Heather rechazó el ofrecimiento con un ademán.

—Quizá tome otra taza cuando esté aquí el cuadro, pero ahora no, querida. Recuerda que no nos has dejado ver el retrato ni una sola vez, y me devora la curiosidad.

Después de otra espera que se le antojó interminable, Heather recibió otro cuadro en obsequio. Se lo quedó mirando, muda de admiración y sintiéndose muy honrada por el halagüeño parecido de aquella imagen que la mostraba sentada entre sus hijas.

—¿De veras soy así, querida? —preguntó con cautela—. ¿No será un gesto de amabilidad?

Cerynise sonrió, cautivada por la falta de vanidad de su suegra, una mujer que tenía motivos de sobra para enorgullecerse de su aspecto.

—Es como te veo yo... y Beau también. Y papá Brandon. Lo dijo al dar su aprobación final al cuadro. Creo que en general os refleja muy bien a ti y tus hijas, que por otro lado no tienen nada que envidiarte.

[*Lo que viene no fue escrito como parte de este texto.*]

diff --git a/animate_anything_amd/build.py b/animate_anything_amd/build.py
--- a/animate_anything_amd/build.py
+++ b/animate_anything_amd/build.py
@@ -53,7 +53,7 @@
     jobs += [([f"-DAA_TU_GROUP={g}", os.path.join(CSRC, "aa_tiles.hip")], os.path.join(obj_dir, f"aa_tiles_{g}.o")) for g in range(TU_GROUPS)]
 
     import hashlib
-    api_only = {"attention.h", "seq_attention.h", "norm.h", "glue.h", "freeu.h", "cfg_rescale.h", "window.h", "freeinit.h", "ff_fused.h", "linear_rows.h", "linear_fp8.h"}
+    api_only = {"attention.h", "seq_attention.h", "norm.h", "glue.h", "freeu.h", "cfg_rescale.h", "window.h", "freeinit.h", "ff_fused.h", "linear_rows.h", "linear_fp8.h", "conv_thin.h"}
 
     def dep_hash(job):
         src, _ = job
diff --git a/animate_anything_amd/csrc/aa_api_impl.h b/animate_anything_amd/csrc/aa_api_impl.h
--- a/animate_anything_amd/csrc/aa_api_impl.h
+++ b/animate_anything_amd/csrc/aa_api_impl.h
@@ -19,6 +19,7 @@
 #include "kernels/cfg_rescale.h"
 #include "kernels/window.h"
 #include "kernels/freeinit.h"
+#include "kernels/conv_thin.h"
 
 namespace aa {
 
@@ -1347,5 +1348,51 @@
     return finish("freeinit_mix");
 }
 
+static bool conv_thin_common_ok(const AaConvThin* d) {
+    if (!d || (d->dtype != AA_F16 && d->dtype != AA_BF16)) return false;
+    if (d->n_img < 1 || d->h < 1 || d->w_img < 1 || d->channels < 8 || d->n_out < 1 || d->n_pad < d->n_out || d->k_pad % 8) return false;
+    if (d->ldx < d->channels || d->ldx % 8 || d->ldo % 8) return false;
+    const int64_t rows = (int64_t)d->n_img * d->h * d->w_img, lim = (int64_t)1 << 31;
+    return rows * d->ldx * 2 < lim && rows * d->ldo * 2 < lim;
+}
+
+int aa_conv_in8_ok(const AaConvThin* d) {
+    if (!conv_thin_common_ok(d)) return 0;
+    if (d->channels != 8 || d->ldx != 8 || d->k_order != 0 || d->k_pad < 80) return 0;
+    return d->n_out % 8 == 0 && d->n_pad % 64 == 0 && d->n_pad <= 512 && d->n_pad - d->n_out < 64 && d->ldo >= d->n_out;
+}
+
+int aa_conv_in8(const AaConvThin* d, void* stream) {
+    using namespace aa;
+    if (!aa_conv_in8_ok(d)) return fail(AA_E_SHAPE, "conv_in8: unsupported call (see aa_conv_in8_ok)");
+    if (!d->x || !d->w || !d->out) return fail(AA_E_SHAPE, "conv_in8: x, w, out are required");
+    if (!aligned16(d->x) || !aligned16(d->w) || !aligned16(d->out)) return fail(AA_E_ALIGN, "conv_in8: operands must be 16-byte aligned");
+    const int M = d->n_img * d->h * d->w_img, groups = (M + 31) / 32;
+    const dim3 grid((unsigned)(groups < 1024 ? groups : 1024)), block(d->n_pad);
+    with_dtype16(d->dtype, [&](auto t) { using T = typename decltype(t)::type; AA_LAUNCH((conv_in8_kernel<T>), grid, block, 0, stream, *d, M, groups); });
+    return finish("conv_in8");
+}
+
+int aa_conv_out_norm_ok(const AaConvThin* d) {
+    if (!conv_thin_common_ok(d)) return 0;
+    if (d->channels % 64 || d->n_out > 8 || d->ldo < 8) return 0;
+    if (d->k_pad < 9 * d->channels) return 0;
+    aa::CtoPlan pl;
+    return aa::cto_plan(*d, pl) ? 1 : 0;
+}
+
+int aa_conv_out_norm(const AaConvThin* d, void* stream) {
+    using namespace aa;
+    if (!aa_conv_out_norm_ok(d)) return fail(AA_E_SHAPE, "conv_out_norm: unsupported call (see aa_conv_out_norm_ok)");
+    if (!d->x || !d->w || !d->out || !d->coef) return fail(AA_E_SHAPE, "conv_out_norm: x, w, coef, out are required");
+    if (!aligned16(d->x) || !aligned16(d->w) || !aligned16(d->out) || !aligned16(d->coef)) return fail(AA_E_ALIGN, "conv_out_norm: operands must be 16-byte aligned");
+    CtoPlan pl;
+    cto_plan(*d, pl);
+    const int M = d->n_img * d->h * d->w_img;
+    const dim3 grid((unsigned)pl.blocks), block(CTO_THREADS);
+    with_dtype16(d->dtype, [&](auto t) { using T = typename decltype(t)::type; AA_LAUNCH((conv_out_norm_kernel<T>), grid, block, pl.lds, stream, *d, M, pl.bmg, pl.hg); });
+    return finish("conv_out_norm");
+}
+
 }
 #endif
diff --git a/animate_anything_amd/csrc/kernels/conv_thin.h b/animate_anything_amd/csrc/kernels/conv_thin.h
--- /dev/null
+++ b/animate_anything_amd/csrc/kernels/conv_thin.h
@@ -0,0 +1,198 @@
+#pragma once
+#include "dev.h"
+#include "aa_mi355.h"
+
+namespace aa {
+
+constexpr unsigned CT_OOB = 0x80000000u;
+
+__host__ __device__ inline int ct_row_pos(int i) { return 16 * ((i >> 2) & 1) + (i & 3) + 4 * (i >> 3); }
+
+template <typename T>
+__global__ void __launch_bounds__(512) conv_in8_kernel(const AaConvThin p, const int M, const int groups) {
+    const int lane = threadIdx.x & 63, wave = wave_id();
+    const int pcol = lane & 31, kh = lane >> 5;
+    const BufRsrc r_x = make_rsrc(p.x, (unsigned)M * 16u);
+    const BufRsrc r_out = make_rsrc(p.out, (unsigned)((int64_t)M * p.ldo * 2));
+    const T* w = reinterpret_cast<const T*>(p.w);
+    const T* bias = reinterpret_cast<const T*>(p.bias);
+
+    u32x4 wf[2][5];
+    f32x16 bv[2];
+#pragma unroll
+    for (int b = 0; b < 2; ++b) {
+        const T* row = w + (int64_t)(wave * 64 + b * 32 + ct_row_pos(pcol)) * p.k_pad;
+#pragma unroll
+        for (int s = 0; s < 5; ++s) wf[b][s] = *reinterpret_cast<const u32x4*>(row + (2 * s + kh) * 8);
+#pragma unroll
+        for (int e = 0; e < 16; ++e) {
+            const int n = wave * 64 + b * 32 + 16 * kh + e;
+            bv[b][e] = (bias && n < p.n_out) ? (float)bias[n] : 0.0f;
+        }
+    }
+    for (int g = blockIdx.x; g < groups; g += gridDim.x) {
+        const int m = g * 32 + pcol;
+        const int x = m % p.w_img, y = (m / p.w_img) % p.h;
+        u32x4 xf[5];
+#pragma unroll
+        for (int s = 0; s < 5; ++s) {
+            const int tap = 2 * s + kh, dy = tap / 3 - 1, dx = tap % 3 - 1;
+            const bool ok = m < M && tap < 9 && (unsigned)(y + dy) < (unsigned)p.h && (unsigned)(x + dx) < (unsigned)p.w_img;
+            xf[s] = buf_load16(r_x, ok ? (unsigned)(m + dy * p.w_img + dx) * 16u : CT_OOB);
+        }
+#pragma unroll
+        for (int b = 0; b < 2; ++b) {
+            f32x16 acc = bv[b];
+#pragma unroll
+            for (int s = 0; s < 5; ++s) acc = mfma_32x32x16(T(), wf[b][s], xf[s], acc);
+            const int n0 = wave * 64 + b * 32 + 16 * kh;
+#pragma unroll
+            for (int j = 0; j < 2; ++j) {
+                Pack8<T> o;
+#pragma unroll
+                for (int e = 0; e < 8; ++e) o.e[e] = (T)acc[8 * j + e];
+                const bool ok = m < M && n0 + 8 * j < p.n_out;
+                buf_store16(r_out, ok ? (unsigned)(((int64_t)m * p.ldo + n0 + 8 * j) * 2) : CT_OOB, o.raw);
+            }
+        }
+    }
+}
+
+constexpr int CTO_THREADS = 512;
+constexpr int CTO_LDS_MAX = 160 * 1024;
+
+struct CtoPlan { int bmg, hg, touch, blocks, lds; };
+
+__host__ __device__ inline int cto_quads(int n_out) { return (n_out + 3) / 4; }
+__host__ __device__ inline int cto_w_bytes(int channels) { return channels / 16 * 3 * 64 * 16; }
+__host__ __device__ inline int cto_p_bytes(int bmg, int hg, int n_out) { return (bmg + 2 * hg) * 32 * 9 * cto_quads(n_out) * 16; }
+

Nunca en todas sus visitas a casas de conocidos en Charleston y sus alrededores recordaba Heather haber visto semejanza tan exquisita en un retrato como en el pintado por Cerynise.

—Ten por cierto que en cuanto las visitas que recibamos empiecen a ver este cuadro y el de Beau te convertirás en una artista muy solicitada. Sinceramente, Cerynise, no cabe duda de que tu talento supera al de todos los pintores de la región.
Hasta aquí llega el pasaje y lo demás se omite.